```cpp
__global__ void k_xyzi4_to_soa(const float4* __restrict__ src, int n, float* __restrict__ x, float* __restrict__ y,
                               float* __restrict__ z, float4* __restrict__ xyz4)
{
    const int i = blockIdx.x * blockDim.x + threadIdx.x;
// ... 476 lines not shown
    const int li = bd.first + (int)threadIdx.x;
    const int base = st[bd.scan].offset;
    float mn[3] = { INFINITY, INFINITY, INFINITY }, mx[3] = { -INFINITY, -INFINITY, -INFINITY };
    if (li < st[bd.scan].n_pts) {
        const float v[3] = { sx[base + li], sy[base + li], sz[base + li] };
#pragma unroll
        for (int a = 0; a < 3; ++a) if (fabsf(v[a]) <= 3.0e38f) { mn[a] = v[a]; mx[a] = v[a]; }
    }
    __shared__ LioWgBoxLds<LIO_BLOCK / 64> s_box;
    float lo, hi;
    lio_wg_box(mn, mx, s_box, lo, hi);
    if (threadIdx.x < 3) {
        const int a = threadIdx.x;
        float* o = box + (size_t)((base + bd.first) / LIO_BLOCK + bd.scan) * 6;
        o[a] = lo; o[3 + a] = hi;
    }
}

struct LioShardPlan {
    int n_ranks;
    int rank;
    int halo;
    int bounds[9];
};

__global__ __launch_bounds__(256) void k_shard_cull(LioIterParams P, LioShardPlan plan, const float* __restrict__ block_box, int n_blocks,
                                                    unsigned char* __restrict__ skip)
{
    const int lane = threadIdx.x & 63, c = lane & 7;
    const int i = (blockIdx.x * 4 + (int)(threadIdx.x >> 6)) * 8 + (lane >> 3);
// ... 520 lines not shown
    if (stage) {
        switch (ppt) {
        case 1: hipLaunchKernelGGL((k_s2m_iterate<1, true, false>), gr, bl, 0, s, P); break;
        case 2: hipLaunchKernelGGL((k_s2m_iterate<2, true, false>), gr, bl, 0, s, P); break;
        default: hipLaunchKernelGGL((k_s2m_iterate<4, true, false>), gr, bl, 0, s, P); break;
        }
    } else {
        switch (ppt) {
        case 1: hipLaunchKernelGGL((k_s2m_iterate<1, false, false>), gr, bl, 0, s, P); break;
        case 2: hipLaunchKernelGGL((k_s2m_iterate<2, false, false>), gr, bl, 0, s, P); break;
        default: hipLaunchKernelGGL((k_s2m_iterate<4, false, false>), gr, bl, 0, s, P); break;
        }
    }
}

void lio_launch_pack_summary(const LioScanState* st, int n_scans, float* out, hipStream_t s)
{
    hipLaunchKernelGGL(k_s2m_pack_summary, dim3((n_scans + 255) / 256), dim3(256), 0, s, st, n_scans, out);
}

void lio_launch_apply(LioScanState* st, int n_scans, const double* sums, size_t slot_stride, int n_slots, const LioConsts& c,
                      int* n_active, hipStream_t s)
{
    hipLaunchKernelGGL(k_s2m_apply, dim3(n_scans), dim3(64), 0, s, st, n_scans, sums, slot_stride, n_slots, c, n_active);
}

void lio_launch_shard_cull(const LioIterParams& P, int n_ranks, int rank, int halo, const int* bounds, const float* block_box,
                           int n_blocks, unsigned char* skip, hipStream_t s)
{
    if (n_blocks <= 0) return;
// ... 63 lines not shown
```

◆ ◆ ◆ ◆ ◆ ◆ ◆

▶ _WHAT THIS TASK INVOLVES_:
From the data above, copy each line where the string "false" appears.

▶ _RESPONSE FOR THIS EXERCISE_:
        case 1: hipLaunchKernelGGL((k_s2m_iterate<1, true, false>), gr, bl, 0, s, P); break;
        case 2: hipLaunchKernelGGL((k_s2m_iterate<2, true, false>), gr, bl, 0, s, P); break;
        default: hipLaunchKernelGGL((k_s2m_iterate<4, true, false>), gr, bl, 0, s, P); break;
        case 1: hipLaunchKernelGGL((k_s2m_iterate<1, false, false>), gr, bl, 0, s, P); break;
        case 2: hipLaunchKernelGGL((k_s2m_iterate<2, false, false>), gr, bl, 0, s, P); break;
        default: hipLaunchKernelGGL((k_s2m_iterate<4, false, false>), gr, bl, 0, s, P); break;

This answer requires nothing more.